So the big question is: how many requests per second do you expect? If you are nowhere near dozens of requests per second, then you don't need the first CPU, and the second one will give you faster execution time on each request. If you do need over 100 requests per second, then the first one makes sense (or it probably makes even more sense to have more than one server).

Note that this is very very back-of-the-envelope-type estimations. The only way to know for sure is to benchmark each of the servers with a real-life load. As stated above, fast CPUs or CPUs with lots of cores can quickly become starved for memory access. The size of the various CPU caches is very important here, as well as the "working set" of each request. And that's considering truly CPU-bound work, with no system calls, no shared resources, no I/O...
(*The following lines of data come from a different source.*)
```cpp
static void box_of(const float* v, uint32_t n, Box3& b) {
	const float inf = std::numeric_limits<float>::infinity();
	for (int k = 0; k < 3; ++k) { b.mn[k] = inf; b.mx[k] = -inf; }
	for (uint32_t i = 0; i < n; ++i)
		for (int k = 0; k < 3; ++k) {
			b.mn[k] = std::fmin(b.mn[k], v[3 * i + k]);
			b.mx[k] = std::fmax(b.mx[k], v[3 * i + k]);
		}
}
static void warp_box(const Box3& b, const Box3& aabb, Box3& out) {
	for (int k = 0; k < 3; ++k) {
		const float diag = aabb.mx[k] - aabb.mn[k];
		out.mn[k] = (b.mn[k] - aabb.mn[k]) / diag;
		out.mx[k] = (b.mx[k] - aabb.mn[k]) / diag;
// ... 78 lines not shown
			for (int a = 0; a < 3; ++a) { f[a] = w[a] << shift; f[4 + a] = (w[3 + a] - w[a] + 1) << shift; }
			f[7] = shift;
			budget -= cells;
			base += (uint32_t)cells;
			any = true;
			break;
		}
	}
	if (!any) { memset(de.fine_win, 0, sizeof(de.fine_win)); return NRS_OK; }
	const uint32_t n_cells = base, n_padded = (n_cells + 4095u) / 4096u * 4096u;
	if (n_padded > e->fine_cells_cap || (want_head && !e->d_fine_head.get())) {
		e->d_fine_off.reset(); e->d_fine_counts.reset(); e->d_fine_head.reset();
		e->fine_cells_cap = 0;
		const size_t cap = std::min<size_t>(kFineMaxCells, (size_t)n_padded + n_padded / 4 + 4095) / 4096 * 4096;
		HIP_TRY(e->d_fine_off.alloc(cap + 1));
		HIP_TRY(e->d_fine_counts.alloc(cap));
		if (want_head) HIP_TRY(e->d_fine_head.alloc(cap));
		e->fine_cells_cap = cap;
	}
	NRS_LAUNCH(launch_fine_count_scan(de, n_cells, e->d_fine_counts.get(), e->d_fine_tiles.get(), e->d_fine_off.get(), (uint32_t*)e->d_fine_win.get() + kCascades * 8, s));
	uint32_t n_idx = 0;
	HIP_TRY(hipMemcpyAsync(&n_idx, e->d_fine_win.get() + kCascades * 8, 4, hipMemcpyDeviceToHost, s));
	HIP_TRY(hipStreamSynchronize(s));
	if ((size_t)n_idx > e->fine_idx_cap || !e->d_fine_idx.get()) {
		e->d_fine_idx.reset();
		e->fine_idx_cap = 0;
		const size_t cap = std::max<size_t>((size_t)n_idx + n_idx / 2, 1024);
		HIP_TRY(e->d_fine_idx.alloc(cap));
		e->fine_idx_cap = cap;
	}
	NRS_LAUNCH(launch_fine_fill(de, n_cells, e->d_fine_off.get(), e->d_fine_idx.get(), want_head ? e->d_fine_head.get() : nullptr, s));
	e->fine_n_idx = n_idx;
	de.fine_off = e->d_fine_off.get();
	de.fine_idx = e->d_fine_idx.get();
	de.fine_head = want_head ? e->d_fine_head.get() : nullptr;
	static const bool log_fine = dev_knob("NRS_FINE_LOG") != nullptr;
	if (log_fine) fprintf(stderr, "[nrs fine lut] %u fine cells, %u entries (the LUT holds %u), subdivision per cascade %d %d %d %d %d, head words %s\n", n_cells, n_idx, e->lut_n_idx, de.fine_win[0][7],
	                      de.fine_win[1][7], de.fine_win[2][7], de.fine_win[3][7], de.fine_win[4][7], de.fine_head ? "yes" : "no");
	return NRS_OK;
}
static int rebuild_after_vertices(nrs_edit* e, hipStream_t s, bool build_fine_now = false) {
	NRS_TRY(ensure_build_scratch(e));
	NRS_LAUNCH(launch_bbox(e->n_vertices, e->d_verts.get(), (float*)e->d_scratch.get(), s));
	NRS_TRY(build_lut_on_device(e, e->d_verts.get(), nullptr, s));
	if (e->d_rot.get()) NRS_LAUNCH(launch_local_rotations(e->n_tets, e->d_verts.get(), e->de.orig, e->de.tets, e->d_rot.get(), e->d_mapback.get(), s));
	NRS_LAUNCH(launch_tet_planes(e->n_tets, e->d_verts.get(), e->de.tets, e->d_planes.get(), s));
	if (build_fine_now) NRS_TRY(build_fine_lut(e, s));
	else {
		e->de.fine_off = nullptr;
		e->de.fine_idx = nullptr;
		e->de.fine_head = nullptr;
		memset(e->de.fine_win, 0, sizeof(e->de.fine_win));
		e->fine_stale = true;
		e->renders_since_move = 0;
	}
	uint32_t host[8];
	HIP_TRY(hipMemcpyAsync(host, e->d_scratch.get(), sizeof(host), hipMemcpyDeviceToHost, s));
	HIP_TRY(hipStreamSynchronize(s));
	memcpy(e->de.bbox.mn, host, 12);
	memcpy(e->de.bbox.mx, host + 3, 12);
	warp_box(e->de.bbox, e->de.aabb, e->de.warped_bbox);
// ... 283 lines not shown
```
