#define PW_P 128
#define PW_XS 4
#define PW_DS 10
template <int NT, int KTB, bool C3 = false>
__global__ void __launch_bounds__(PWB, 2)
k_pw_wgrad(const bf16* __restrict__ x, const bf16* __restrict__ dy, float* __restrict__ dw, float* __restrict__ dbias, int64_t M,
           int K, int N, int SX, int SD, const bf16* __restrict__ x2, int K1, int64_t ldy, C3Geom g3 = C3Geom{0, 0, 0, 0, 0, 0u, 0, 0u, 0u, 0u, 0u}) {
    extern __shared__ __attribute__((aligned(16))) unsigned char smem[];
    unsigned char* sX = smem;
    unsigned char* sD = smem + PW_P * SX;
    const int tid = threadIdx.x, lane = tid & 63, wave = tid >> 6;
    const int r = lane & 31, hh = lane >> 5;
    const int ci_base = blockIdx.y * KTB * 32;
    const bf16* xsrc = (x2 && ci_base >= K1) ? x2 + (ci_base - K1) : x + ci_base;
    const int ldx = x2 ? (ci_base >= K1 ? K - K1 : K1) : K;
    const int xc = KTB * 4, dc = N >> 3;
    f32x16 acc[NT][KTB];
#pragma unroll
    for (int a = 0; a < NT; ++a)
#pragma unroll
        for (int b = 0; b < KTB; ++b)
#pragma unroll
            for (int k = 0; k < 16; ++k) acc[a][b][k] = 0.f;
    float bsum[NT];
#pragma unroll
    for (int a = 0; a < NT; ++a) bsum[a] = 0.f;
    constexpr int DSN = C3 ? 2 : PW_DS;
    static_assert(!C3 || (NT == 1 && KTB == 2), "C3 weight gradient: 32 outputs, 48 (-> 64) patch elements");
    int xsl[PW_XS], dsl[DSN];
#pragma unroll
    for (int j = 0; j < PW_XS; ++j) {
        int i = tid + j * PWB; xsl[j] = i < PW_P * xc ? ((i / xc) << 8) | (i % xc) : -1;
        if (C3) xsl[j] = j < 3 ? ((tid & 127) << 8) | (2 * j + (tid >> 7)) : -1;
    }
    const __amdgpu_buffer_rsrc_t c3r = __builtin_amdgcn_make_buffer_rsrc((void*)x, 0, C3 ? g3.bytes : 0u, 0x00020000);
    const __amdgpu_buffer_rsrc_t c3d = __builtin_amdgcn_make_buffer_rsrc((void*)dy, 0, C3 ? (uint32_t)(M * 64) : 0u, 0x00020000);
#pragma unroll
    for (int j = 0; j < DSN; ++j) { int i = tid + j * PWB; dsl[j] = i < PW_P * dc ? ((i / dc) << 8) | (i % dc) : -1; }
    uint4 px[PW_XS], pd[DSN];
    auto prefetch = [&](int64_t tile) {
        const int64_t m0 = tile * PW_P;
        if (C3) {
            const uint32_t mm = (uint32_t)(m0 + (tid & 127));
            const bool in = m0 + (tid & 127) < M;
            const uint32_t n_ = udiv_m(mm, (uint32_t)(g3.Ho * g3.Wo), g3.m_howo), rem = mm - n_ * (uint32_t)(g3.Ho * g3.Wo);
            const uint32_t oy = udiv_m(rem, (uint32_t)g3.Wo, g3.m_wo), ox = rem - oy * (uint32_t)g3.Wo;
            const int iy0 = (int)oy * g3.stride - 1, ix0 = (int)ox * g3.stride - 1;
            const int hi = tid >> 7;
            const int pa = ix0 + 2 * hi, pb = ix0 + 1;
            const bool va = in & ((unsigned)pa < (unsigned)g3.W), vb = in & (hi == 0) & ((unsigned)pb < (unsigned)g3.W);
            const int base = ((int)(n_ * (uint32_t)g3.H) + iy0) * g3.W;
#pragma unroll
            for (int ky = 0; ky < 3; ++ky) {
                const bool rv = (unsigned)(iy0 + ky) < (unsigned)g3.H;
                const uint32_t offa = (va & rv) ? (uint32_t)(base + ky * g3.W + pa) * 8u : 0x80000000u;
                const uint32_t offb = (vb & rv) ? (uint32_t)(base + ky * g3.W + pb) * 8u : 0x80000000u;
                const uint2 ta = __builtin_bit_cast(uint2, __builtin_amdgcn_raw_buffer_load_b64(c3r, offa, 0, 0));
                const uint2 tb = __builtin_bit_cast(uint2, __builtin_amdgcn_raw_buffer_load_b64(c3r, offb, 0, 0));
                px[ky] = make_uint4(ta.x, ta.y, tb.x, tb.y);
            }
        } else
#pragma unroll
        for (int j = 0; j < PW_XS; ++j) {
            px[j] = make_uint4(0, 0, 0, 0);
            if (xsl[j] >= 0 && m0 + (xsl[j] >> 8) < M)
                px[j] = *reinterpret_cast<const uint4*>(xsrc + (m0 + (xsl[j] >> 8)) * ldx + (xsl[j] & 255) * 8);
        }
#pragma unroll
        for (int j = 0; j < DSN; ++j) {
            if (C3) {
                pd[j] = __builtin_bit_cast(uint4, __builtin_amdgcn_raw_buffer_load_b128(c3d, (uint32_t)m0 * 64u + (uint32_t)(tid + j * PWB) * 16u, 0, 0));
                continue;
            }
            pd[j] = make_uint4(0, 0, 0, 0);
            if (dsl[j] >= 0 && m0 + (dsl[j] >> 8) < M)
                pd[j] = *reinterpret_cast<const uint4*>(dy + (m0 + (dsl[j] >> 8)) * ldy + (dsl[j] & 255) * 8);
        }
    };
    const int li = lane & 15, lq = li >> 2, lpp = li & 3, lg = lane >> 4;
    const int lrow = 8 * (lg >> 1) + lq, lcol = (16 * (lg & 1) + 4 * lpp) * 2;
    const unsigned char* lbX = sX + lrow * SX + lcol;
    const unsigned char* lbD = sD + lrow * SD + lcol;
    auto tr2 = [&](const unsigned char* p, int stride) {
        s16x4 lo = __builtin_amdgcn_ds_read_tr16_b64_v4i16((__attribute__((address_space(3))) s16x4*)p);
        s16x4 hi = __builtin_amdgcn_ds_read_tr16_b64_v4i16((__attribute__((address_space(3))) s16x4*)(p + 4 * stride));
        s16x8 v = __builtin_shufflevector(lo, hi, 0, 1, 2, 3, 4, 5, 6, 7);
        return __builtin_bit_cast(bf16x8, v);
    };
    struct WF { bf16x8 a[NT], b[KTB]; };
    auto load_chunk = [&](WF& f, int ch) {
#pragma unroll
        for (int ct = 0; ct < NT; ++ct) f.a[ct] = tr2(lbD + ch * 16 * SD + 64 * ct, SD);
#pragma unroll
        for (int kt = 0; kt < KTB; ++kt) f.b[kt] = tr2(lbX + ch * 16 * SX + 64 * kt, SX);
    };
    auto mma_chunk = [&](const WF& f) {
        if (blockIdx.y == 0) {
#pragma unroll
            for (int ct = 0; ct < NT; ++ct)
#pragma unroll
                for (int j = 0; j < 8; ++j) bsum[ct] += (float)f.a[ct][j];
        }
#pragma unroll
        for (int kt = 0; kt < KTB; ++kt)
#pragma unroll
            for (int ct = 0; ct < NT; ++ct) acc[ct][kt] = __builtin_amdgcn_mfma_f32_32x32x16_bf16(f.a[ct], f.b[kt], acc[ct][kt], 0, 0, 0);
    };
    const int64_t tiles = (M + PW_P - 1) / PW_P;
    int64_t tile = blockIdx.x;
    if (C3)
        for (int i = tid; i < PW_P * 2; i += PWB) *reinterpret_cast<uint4*>(sX + (i >> 1) * SX + (6 + (i & 1)) * 16) = make_uint4(0, 0, 0, 0);
    if (tile < tiles) prefetch(tile);
    for (; tile < tiles; tile += gridDim.x) {
        __syncthreads();
        if (C3) {
#pragma unroll
            for (int j = 0; j < 3; ++j)
                if (xsl[j] >= 0) *reinterpret_cast<uint4*>(sX + (tid & 127) * SX + (xsl[j] & 255) * 16) = px[j];
        } else
#pragma unroll
        for (int j = 0; j < PW_XS; ++j)
            if (xsl[j] >= 0) *reinterpret_cast<uint4*>(sX + (xsl[j] >> 8) * SX + (xsl[j] & 255) * 16) = px[j];
#pragma unroll
        for (int j = 0; j < DSN; ++j)
            if (dsl[j] >= 0) *reinterpret_cast<uint4*>(sD + (dsl[j] >> 8) * SD + (dsl[j] & 255) * 16) = pd[j];
        __syncthreads();
        if (C3 || tile + gridDim.x < tiles) prefetch(tile + gridDim.x);
        WF f0, f1;
        load_chunk(f0, wave);
        load_chunk(f1, wave + 4);
        __builtin_amdgcn_sched_barrier(0);
        mma_chunk(f0);
        mma_chunk(f1);
        __builtin_amdgcn_sched_barrier(0);
    }
    __syncthreads();
    float* red = reinterpret_cast<float*>(smem);
    for (int turn = 0; turn < 4; ++turn) {
        if (wave == turn) {
#pragma unroll
            for (int ct = 0; ct < NT; ++ct)
#pragma unroll
                for (int kt = 0; kt < KTB; ++kt)
#pragma unroll
                    for (int k = 0; k < 16; ++k) {
                        const int co = ct * 32 + (k & 3) + 8 * (k >> 2) + 4 * hh;
                        float* dst = &red[co * (KTB * 32) + kt * 32 + r];
                        *dst = turn == 0 ? acc[ct][kt][k] : *dst + acc[ct][kt][k];
                    }
        }
        __syncthreads();
    }
    for (int i = tid; i < NT * 32 * KTB * 32; i += PWB) {
        const int co = i / (KTB * 32), cl = i - co * (KTB * 32);
        if (C3) {
            if (cl < 48 && ((cl >> 2) & 3) < 3 && (cl & 3) < 3) atomicAdd(&dw[co * 27 + (cl & 3) * 9 + (cl >> 4) * 3 + ((cl >> 2) & 3)], red[i]);
        }
        else
        if (co < N && ci_base + cl < K) atomicAdd(&dw[(int64_t)co * K + ci_base + cl], red[i]);
    }
    if (dbias && blockIdx.y == 0) {
#pragma unroll
        for (int ct = 0; ct < NT; ++ct) {
            float s = bsum[ct] + __shfl_xor(bsum[ct], 32, 64);
            if (lane < 32 && ct * 32 + r < N) atomicAdd(&dbias[ct * 32 + r], s);
        }
    }
}
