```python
@contextlib.contextmanager
def direct_param_grads(only=None):
    global _direct_depth
    if _direct_depth == 0:
# ... 340 lines not shown
        self._anchor = torch.zeros(1, device=device, requires_grad=True)
        self.accumulate = True
        self._workspace = None
        self._start, self._deferred_rows = start, None
        self.device = device

    @staticmethod
    def _rows(x, width):
        assert x.shape[-1] == width
        if x.dim() == 2 and x.stride(-1) == 1:
            return x
        return x.reshape(-1, width) if x.is_contiguous() else x.contiguous().view(-1, width)

    @staticmethod
    def _rows_in_place(x, width):
        assert x.shape[-1] == width
        if x.dim() == 3 and not x.is_contiguous() and x.stride(2) == 1 and x.stride(0) != x.stride(1) * x.shape[1]:
            return native.WindowRows(x)
        return StockMLP._rows(x, width)

    def _launch_forward(self, x0, x1, out=None):
        if isinstance(x0, native.WindowRows):
            job, out = self.job(x0, x1, out)
            native.mlp_forward_multi([job])
            return out
        N = x0.shape[-2]
        if out is None:
            out = torch.empty((self.E, N, self.out_cols), dtype=torch.float32, device=self.device)
        assert out.shape == (self.E, N, self.out_cols) and out.is_contiguous()
        native.mlp_forward(self.desc, self.params, self.member_stride, self.E, x0, x1, N, out)
        return out

    def _workspace_for(self, N):
        need = native.mlp_backward_workspace(self.member_stride, self.E, N)
        if self._workspace is None or self._workspace.numel() < need:
            self._workspace = torch.zeros(need, dtype=torch.float32, device=self.device)
        return self._workspace

    def _reduce_mode(self, defer):
        if defer:
            return native.MLP_REDUCE_DEFER
        return native.MLP_REDUCE_ACCUMULATE if self.accumulate else native.MLP_REDUCE_OVERWRITE

    def backward_qloss(self, x0, x1, target_q, y, weights, clip_eps, loss_out, defer=False, state_grads=False):
        N = x0.shape[-2]
        g0 = torch.empty((self.E, N, self.in0), dtype=torch.float32, device=self.device) if state_grads else None
        native.mlp_backward_qloss(self.desc, self.params, self.member_stride, self.E, x0, x1, N, target_q, y, weights,
                                  clip_eps, loss_out, self.grad_params, self._workspace_for(N), self._reduce_mode(defer),
                                  grad_x0=g0)
        self._deferred_rows = N if defer else None
        return g0

    def backward_qloss_return_ok(self, N: int, ret) -> bool:
        return native.mlp_backward_qloss_return_ok(self.desc, self.params, self.member_stride, self.E, N, ret)

    def backward_qloss_return(self, x0, x1, target_q, ret, weights, clip_eps, loss_out, defer=False, state_grads=False):
        N = x0.shape[-2]
        g0 = torch.empty((self.E, N, self.in0), dtype=torch.float32, device=self.device) if state_grads else None
        native.mlp_backward_qloss_return(self.desc, self.params, self.member_stride, self.E, x0, x1, N, target_q, ret,
                                         weights, clip_eps, loss_out, self.grad_params, self._workspace_for(N),
                                         self._reduce_mode(defer), grad_x0=g0)
        self._deferred_rows = N if defer else None
        return g0

    def backward_policy_q(self, x0, x1, q_table, subset, E_sample):
        N = x0.shape[-2]
        g1 = torch.empty((self.E, N, self.in1), dtype=torch.float32, device=self.device)
        native.mlp_backward_policy_q(self.desc, self.params, self.member_stride, self.E, x0, x1, N, q_table, subset,
                                     E_sample, g1)
        return g1

    def backward_policy_sample(self, x0, eps, grad_a, log_alpha, defer=False):
        N = x0.shape[-2]
        native.mlp_backward_policy_sample(self.desc, self.params, self.member_stride, x0, N, eps, grad_a, log_alpha,
                                          self.grad_params, self._workspace_for(N), self._reduce_mode(defer))
        self._deferred_rows = N if defer else None

    def policy_step_fused_ok(self, critics: 'StockMLP', N: int) -> bool:
        return (self.E == 1 and critics.E >= 2 and self.grad_params is not None and
                native.policy_step_fused_ok(critics.desc, critics.params, critics.member_stride, self.desc, self.params,
                                            self.member_stride, N))

    def policy_step_fused(self, critics: 'StockMLP', x0, action, eps, log_alpha, q_out=None, defer=False, subset=None,
                          sample_out=None):
        N = x0.shape[-2]
        assert subset is not None or critics.E == 2
        a_out, logp_out, ls_out = sample_out if action is None else (None, None, None)
        native.policy_step_fused(critics.desc, critics.params, critics.member_stride, self.desc, self.params,
                                 self.member_stride, x0, N, action, eps, log_alpha, q_out, self.grad_params,
                                 self._workspace_for(N), self._reduce_mode(defer), subset=subset, a_out=a_out,
                                 logp_out=logp_out, ls_out=ls_out)
        self._deferred_rows = N if defer else None

    def adam_partials(self, opt, loss_out=None):
        N = self._deferred_rows
        assert N is not None, 'no deferred backward pending'
        tiles = native.mlp_backward_tiles(N, self.E)
        s0 = self._start
        s1 = s0 + self.E * self.member_stride
        native.adam_step_partials(self.params, self.grad_params, opt.exp_avg[s0:s1], opt.exp_avg_sq[s0:s1], opt.lr,
                                  opt.betas[0], opt.betas[1], opt.eps, opt.steps_done, self._workspace, tiles,
                                  self.E, self.member_stride, native.mlp_param_extent(self.desc),
                                  self.accumulate, loss_out, N if loss_out is not None else 0)
        self._deferred_rows = None

    def job(self, x0, x1, out=None):
        N = x0.shape[0] if isinstance(x0, native.WindowRows) else x0.shape[-2]
        if self.wide and isinstance(x0, native.WindowRows):
            x0 = x0.t.reshape(N, x0.t.shape[-1])
        if out is None:
            out = torch.empty((self.E, N, self.out_cols), dtype=torch.float32, device=self.device)
        assert out.shape == (self.E, N, self.out_cols) and out.is_contiguous()
        return native.mlp_job(self.desc, self.params, self.member_stride, self.E, x0, x1, N, out), out

    def _launch_backward(self, x0, x1, grad_out, need0, need1, param_grads, reduce_members=True, defer=False,
                         grad_target=None, later=None):
        N = x0.shape[-2]
        E = self.E
        g0 = torch.empty((E, N, self.in0), dtype=torch.float32, device=self.device) if need0 else None
        g1 = torch.empty((E, N, self.in1), dtype=torch.float32, device=self.device) if need1 else None
        gp = ws = None
        mode = self._reduce_mode(defer and param_grads)
        if param_grads:
            gp = self.grad_params
            self._deferred_rows = N if defer else None
            if grad_target is not None:
                assert not defer
                gp, mode = grad_target, native.MLP_REDUCE_OVERWRITE
            if later is None or defer:
                ws = self._workspace_for(N)
            if later is not None and not defer:
                ws = torch.empty(native.mlp_backward_workspace(self.member_stride, E, N), dtype=torch.float32,
                                 device=self.device)
                tiles, used = native.mlp_backward_tiles(N, E), native.mlp_param_extent(self.desc)
                for e in range(E):
                    later.add(ws[e * self.member_stride:], tiles, 16 if tiles >= 64 else 1, E * self.member_stride, used,
                              gp[e * self.member_stride:], accumulate=mode == native.MLP_REDUCE_ACCUMULATE)
                mode = native.MLP_REDUCE_DEFER
        native.mlp_backward(self.desc, self.params, self.member_stride, E, x0, x1, N, grad_out, g0, g1, gp, ws,
                            reduce_mode=mode)
        if reduce_members:
            if g0 is not None and x0.dim() == 2:
                g0 = g0.sum(0) if E > 1 else g0[0]
            if g1 is not None and x1.dim() == 2:
                g1 = g1.sum(0) if E > 1 else g1[0]
        return g0, g1

    def call_select(self, base, t, x1=None, param_grads=True):
        if torch.is_grad_enabled() and (param_grads or base.requires_grad or (x1 is not None and x1.requires_grad)):
            pg = param_grads and self.grad_params is not None
            return _MlpSelectFn.apply(self._anchor, base, t, x1, self, pg, *(self.param_tensors if pg else ()))
        return self._launch_forward(base[:, t], x1)

    def __call__(self, x0, x1=None, param_grads=True):
        if isinstance(x0, native.WindowRows):
            assert not (torch.is_grad_enabled() and (param_grads or x0.t.requires_grad))
            return self._launch_forward(x0, x1)
        if torch.is_grad_enabled() and (param_grads or x0.requires_grad or (x1 is not None and x1.requires_grad)):
            pg = param_grads and self.grad_params is not None
            return _MlpFn.apply(self._anchor, x0, x1, self, pg, *(self.param_tensors if pg else ()))
        return self._launch_forward(x0, x1)


class _GaussHeadFn(torch.autograd.Function):
    @staticmethod
    def forward(ctx, raw, A):
        raw = raw.contiguous()
        loc = torch.empty((*raw.shape[:-1], A), dtype=raw.dtype, device=raw.device)
        scale = torch.empty_like(loc)
        native.gauss_head_fwd(raw, A, loc, scale)
        ctx.save_for_backward(raw)
        ctx.A = A
        return loc, scale

# ... 12 lines not shown
```

### advanced-soft-actor-critic_amd/algorithm/oc/option_base.py

```python
import inspect
import logging
import os

import torch
from torch.nn import functional

from asac_amd import native

from ..fused import FlatParamGroup
from ..fused_mlp import DeferredPartialSums, direct_param_grads
from ..imitation_base import SpanAdam
from ..sac_base import SAC_Base
from ..utils.enums import SEQ_ENCODER
from ..utils.operators import get_last_false_indexes

_UNSUPPORTED = "OptionBase does not support {what}: {why}"
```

score 3 · Answer 4 · answered Aug 28 '20 at 17:00

Faster cores are generally better than more cores. IE if two processors have the same price, memory bandwidth, and multi-threaded benchmark scores, prefer the one with fewer faster cores.

More cores only help if you have enough concurrent requests.

Faster cores improve both total throughput and improve the response time for each request.

Johannes Pille · Answer 5 · 2020-08-30T07:28:46.633

Preliminary note
I'd like to second @PossiblyUsefulProbablyNot's definitely useful answer.

tldr; The real answer is probably "more RAM"

Especially this point.

Caveat
Not so much of an admin per sé.
More of a software engineering perspective, maybe.

No alternative to measurement

What we know
So, the machine is

going to run an (Enterprise?) Java-based backend-application of sorts
publicly (within some sizeable context, anyway) expose an HTTP API handling client requests
presumably with some form of Database attached
is otherwise described as not very much I/O-bound
does not rely on the availability, latency or throughput of 3rd party services

Not all that vague a picture, the OP is painting. But at the same time far from adequate enough data to give an answer pertaining to the OPs individual situation.
Sure, 32 cores at 2/3 the clock speed is likely to perform better than 1/4 of the cores at comparatively small a speed advantage. Sure, heat generated doesn't scale well with clock speeds above the 4GHz threshold. And sure, if I'd have to blindly have to put my eggs in one basket, I'd pick the 32 cores any day of the week.

What we don't know
Way too much, still.

However, beyond these simple truths, I'd be very skeptical of an hypothetical attempt at a more concrete and objective answer. Iff it is at possible (and you have ample reason to remain convinced about ops per unit time being a valid concern), get your hands on the hardware you intend to run the system on, measure and test it, end-to-end.
An informed decision involves relevant and believable data.

OP wrote: RAM is not important

In the vast majority of cases, memory is the bottleneck.

Granted, the OP is primarily asking about CPU cores vs. clock speed and thus memory appears on the fringes of being off-topic.

I don't think it is, though. To me, it appears much more likely the question if based on a false premise. Now, don't get me wrong, @OP, your question is on-topic, well phrased and your concern obviously real. I am simply not convinced that the answer to which CPU would perform "better" in your use-case is at all relevant (to you).

Why memory matters (to the CPU)

Main memory is excruciatingly slow.
Historically, as compared to the hard drive, we tend to think of RAM as "the fast type of storage". In the context of that comparison, it still holds true. However, over the course of the recent decades, processor speeds have consistently grown at significantly more rapid a rate than has the performance of DRAM. This development over time has led to what is commonly known as the "Processor-Memory-Gap".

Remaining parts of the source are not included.